Historical perspective: manganese as a contrast agent

Paramagnetic compounds have long been used in MRI to modify relaxivity, providing contrast enhancement for tissue characterisation. Gadolinium-based chelates dominate current clinical use. Their size and physical properties prevent them crossing intact cell membranes and they initially disperse equally throughout extracellular space. Tissues with abnormal extracellular dynamics clear gadolinium more slowly, resulting in reduced T1 in pathological regions.

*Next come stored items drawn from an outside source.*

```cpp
int ubpl_image_mean_u8(const uint8_t* imgs, int N, int64_t n_per_image, float* out, void* stream);
int ubpl_augment_warp(const uint8_t* imgs, int H, int W, const int* src_idx, const float* mat, const float* noise,
                      const float* img_mean, const float* chan_mean, int V, int Ho, int Wo, float* out, void* stream);

int ubpl_augment_chain(const uint8_t* imgs, int H, int W, const int* geo, const float* cs, const float* noise,
                       const float* img_mean, const float* chan_mean, int V, int Hm, int Wm, float* inter, int Ho,
                       int Wo, float* out, void* stream);

int ubpl_occlude(float* out, int V, int H, int W, const float* bank, const int64_t* off, const int* hw,
                 const int* pastes, const int* view_first, const float* chan_mean, void* stream);

#ifdef __cplusplus
}
#endif
// ... 2 lines not shown
```

### ubpl-poseestimation_amd/csrc/bn_bwd.hip

```cpp
#include "bn.h"

namespace {

__device__ __forceinline__ float fp16_scale_for(float bound) {
    if (!(bound > 0.f) || !isfinite(bound)) return 1.f;
    int e;
    frexpf(bound, &e);
    e = min(max(14 - e, -60), 60);
    return ldexpf(1.f, e);
}

template <bool VEC, bool BOUND>
__global__ void __launch_bounds__(256) bwd_stats_kernel(const float* __restrict__ dz, const float* __restrict__ x,
                                                       int B, int C, int HW, int bper,
                                                       const float* __restrict__ scale,
                                                       const float* __restrict__ shift,
                                                       const float* __restrict__ mean, int relu,
                                                       double* __restrict__ part, unsigned* __restrict__ cnt,
                                                       BwdOut o) {
    __shared__ double red[16];
    __shared__ float redf[16];
    const int c = blockIdx.x, sp = blockIdx.y;
    const int b0 = sp * bper, b1 = min(B, b0 + bper);
    const float sc = scale[c], sh = shift[c], mu = mean[c];
    float s1 = 0.f, s2 = 0.f;
    float mg = 0.f, mx = 0.f;
    if (VEC) {
        const int hw4 = HW >> 2;
        const int n4 = (b1 - b0) * hw4;
        const float4* x4 = reinterpret_cast<const float4*>(x);
        const float4* d4 = reinterpret_cast<const float4*>(dz);
        auto acc1 = [&](float4 xv, float4 g) {
            if (relu) {
                g.x = fmaf(xv.x, sc, sh) > 0.f ? g.x : 0.f;
                g.y = fmaf(xv.y, sc, sh) > 0.f ? g.y : 0.f;
                g.z = fmaf(xv.z, sc, sh) > 0.f ? g.z : 0.f;
                g.w = fmaf(xv.w, sc, sh) > 0.f ? g.w : 0.f;
            }
            s1 += (g.x + g.y) + (g.z + g.w);
            s2 = fmaf(g.x, xv.x - mu, fmaf(g.y, xv.y - mu, fmaf(g.z, xv.z - mu, fmaf(g.w, xv.w - mu, s2))));
            if (BOUND) {
                mg = fmaxf(mg, fmaxf(fmaxf(fabsf(g.x), fabsf(g.y)), fmaxf(fabsf(g.z), fabsf(g.w))));
                mx = fmaxf(mx, fmaxf(fmaxf(fabsf(xv.x - mu), fabsf(xv.y - mu)),
                                     fmaxf(fabsf(xv.z - mu), fabsf(xv.w - mu))));
            }
        };
        auto off_of = [&](int i) {
            const int bb = i / hw4, o4 = i - bb * hw4;
            return ((int64_t)(b0 + bb) * C + c) * hw4 + o4;
        };
        const int st = blockDim.x;
        if (n4 <= 8 * st) {
            float4 xv[8], g[8];
#pragma unroll
            for (int u = 0; u < 8; ++u) {
                const int i = threadIdx.x + u * st;
                if (i < n4) {
                    const int64_t off = off_of(i);
                    xv[u] = x4[off];
                    g[u] = d4[off];
                }
            }
#pragma unroll
            for (int u = 0; u < 8; ++u)
                if (threadIdx.x + u * st < n4) acc1(xv[u], g[u]);
        } else {
            for (int i = threadIdx.x; i < n4; i += st) {
                const int64_t off = off_of(i);
                acc1(x4[off], d4[off]);
            }
        }
    } else {
        const int n = (b1 - b0) * HW;
        for (int i = threadIdx.x; i < n; i += blockDim.x) {
            const int bb = i / HW, o1 = i - bb * HW;
            const int64_t off = ((int64_t)(b0 + bb) * C + c) * HW + o1;
            const float xv = x[off];
            float g = dz[off];
            if (relu && !(fmaf(xv, sc, sh) > 0.f)) g = 0.f;
            s1 += g;
            s2 = fmaf(g, xv - mu, s2);
            if (BOUND) {
                mg = fmaxf(mg, fabsf(g));
                mx = fmaxf(mx, fabsf(xv - mu));
// ... 117 lines not shown

__device__ __forceinline__ void add_pool_grad(float4& v, float4 xv, int64_t off, PoolGeom g, float2 pd) {
    const float4 w = shfl_xor4(xv, 1 << g.lw4);
    const bool bot = (off >> g.lw4) & 1;
    const float4 t = bot ? w : xv, b = bot ? xv : w;
    int a0, a1;
    max4(t.x, t.y, b.x, b.y, a0);
    max4(t.z, t.w, b.z, b.w, a1);
    const int q = bot ? 2 : 0;
    v.x += a0 == q ? pd.x : 0.f;
    v.y += a0 == q + 1 ? pd.x : 0.f;
    v.z += a1 == q ? pd.y : 0.f;
    v.w += a1 == q + 1 ? pd.y : 0.f;
}

struct PoolGrad {
    const float* dy;
    PoolGeom g;
};

template <bool POOL>
__global__ void __launch_bounds__(256) bwd_apply_vec_kernel(const float* dz, const float* __restrict__ x, int C,
                                                           int HW4, int64_t total4, const float* __restrict__ scale,
                                                           const float* __restrict__ shift,
                                                           const float* __restrict__ mean, int relu,
                                                           const float* __restrict__ ca,
                                                           const float* __restrict__ cb,
                                                           const float* __restrict__ cc, const float* add1,
                                                           const float* add2, float* dx, PoolGrad p) {
    const int64_t stride = (int64_t)gridDim.x * blockDim.x;
    for (int64_t i = (int64_t)blockIdx.x * blockDim.x + threadIdx.x; i < total4; i += stride) {
        const int c = (int)((POOL ? i >> p.g.lhw4 : i / HW4) % C);
        const float sc = scale[c], sh = shift[c], mu = mean[c], a = ca[c], b = cb[c], cx = cc[c];
        const float4 xv = reinterpret_cast<const float4*>(x)[i];
        const float4 g = reinterpret_cast<const float4*>(dz)[i];
        float2 pd;
        if (POOL) pd = reinterpret_cast<const float2*>(p.dy)[half_index(i, p.g)];
        float4 v = bwd_one4(g, xv, sc, sh, mu, a, b, cx, relu);
        if (add1) add4(v, reinterpret_cast<const float4*>(add1)[i]);
        if (POOL) add_pool_grad(v, xv, i, p.g, pd);
        if (add2) add4(v, reinterpret_cast<const float4*>(add2)[i]);
        reinterpret_cast<float4*>(dx)[i] = v;
    }
}

template <bool POOL, int U>
__global__ void __launch_bounds__(256) bwd_apply_plane_kernel(const float* dz, const float* __restrict__ x, int C,
                                                             int HW4, const float* __restrict__ scale,
                                                             const float* __restrict__ shift,
                                                             const float* __restrict__ mean, int relu,
                                                             const float* __restrict__ ca,
                                                             const float* __restrict__ cb,
                                                             const float* __restrict__ cc, const float* add1,
                                                             const float* add2, float* dx, PoolGrad p) {
    const int pl = blockIdx.y;
    const int c = pl % C;
    const float sc = scale[c], sh = shift[c], mu = mean[c], a = ca[c], b = cb[c], cx = cc[c];
    const int64_t base = (int64_t)pl * HW4 + blockIdx.x * (256 * U) + threadIdx.x;
    const float4* x4 = reinterpret_cast<const float4*>(x) + base;
    const float4* d4 = reinterpret_cast<const float4*>(dz) + base;
    float4 xv[U], g[U], q1[U], q2[U];
    float2 pd[U];
#pragma unroll
    for (int u = 0; u < U; ++u) {
        xv[u] = x4[u * 256];
        g[u] = d4[u * 256];
        if (POOL) pd[u] = reinterpret_cast<const float2*>(p.dy)[half_index(base + u * 256, p.g)];
        if (add1) q1[u] = reinterpret_cast<const float4*>(add1)[base + u * 256];
        if (add2) q2[u] = reinterpret_cast<const float4*>(add2)[base + u * 256];
    }
#pragma unroll
    for (int u = 0; u < U; ++u) {
        float4 v = bwd_one4(g[u], xv[u], sc, sh, mu, a, b, cx, relu);
        if (add1) add4(v, q1[u]);
        if (POOL) add_pool_grad(v, xv[u], base + u * 256, p.g, pd[u]);
        if (add2) add4(v, q2[u]);
        reinterpret_cast<float4*>(dx)[base + u * 256] = v;
    }
}

__global__ void __launch_bounds__(256) bwd_apply_kernel(const float* dz, const float* __restrict__ x, int C, int HW,
                                                       int64_t total, const float* __restrict__ scale,
                                                       const float* __restrict__ shift,
                                                       const float* __restrict__ mean, int relu,
                                                       const float* __restrict__ ca, const float* __restrict__ cb,
                                                       const float* __restrict__ cc, const float* add1,
                                                       const float* add2, float* dx) {
    const int64_t stride = (int64_t)gridDim.x * blockDim.x;
    for (int64_t i = (int64_t)blockIdx.x * blockDim.x + threadIdx.x; i < total; i += stride) {
        const int c = (int)((i / HW) % C);
// ... 25 lines not shown
    const int64_t HW = (int64_t)H * W;
    const int64_t o = ((int64_t)b * C + 16 * g) * HW + (in ? h * W + w : 0);
    float v[16];
#pragma unroll
    for (int j = 0; j < 16; ++j) {
        const int c = 16 * g + j;
        const float r = bwd_one(dz[o + j * HW], x[o + j * HW], scale[c], shift[c], mean[c], ca[c], cb[c], cc[c], relu);
        v[j] = in ? r : 0.f;
    }
    ubpl::store_psa_row<NP>(v, dst + (((int64_t)(b * G + g) * Hp + hp) * Wp + wq) * 16, plane,
                            NP == 2 ? *dxscale : 1.f);
}
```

Manganese was the first element used as an MRI contrast agent in vivo, with significant cardiac, hepatic and renal uptake causing marked shortening of T1 relaxation.3 Manganese is an essential trace element required as a cofactor and enzyme activator for bone development, neurological, immunological and endocrine function, and is also key to protecting mitochondrial membranes from oxidative stress through superoxide dismutase.4 The impact of manganese-protein binding on proton relaxation was first studied in 1962 and in 1973, Lauterbur used manganese to image differential T1 relaxation using nuclear magnetic resonance.5 Manganese has key properties of interest for MRI. First, its paramagnetism reduces T1 relaxation of water, enabling contrast in tissues where it accumulates, providing excellent anatomical delineation.6 Second, it is a calcium analogue, crossing myocardial L-type voltage-gated calcium channels and sodium-calcium exchangers.7 Third, its natural occurrence in vivo as an essential trace element makes its safety and toxicity profile more attractive than gadolinium which has no known mammalian biological role.8

Manganese contrast agents offer potential in numerous MRI platforms having been applied to preclinical neuronal assessment,6 lymphocyte and stem cell tracking,9 pancreatic beta cell activation10 and the evaluation of myocardial viability in ischaemia.11 Manganese radiotracers have also been explored in positron emission tomography.12 Interest in the field is evidenced by a steady increase in publications over the past 15 years.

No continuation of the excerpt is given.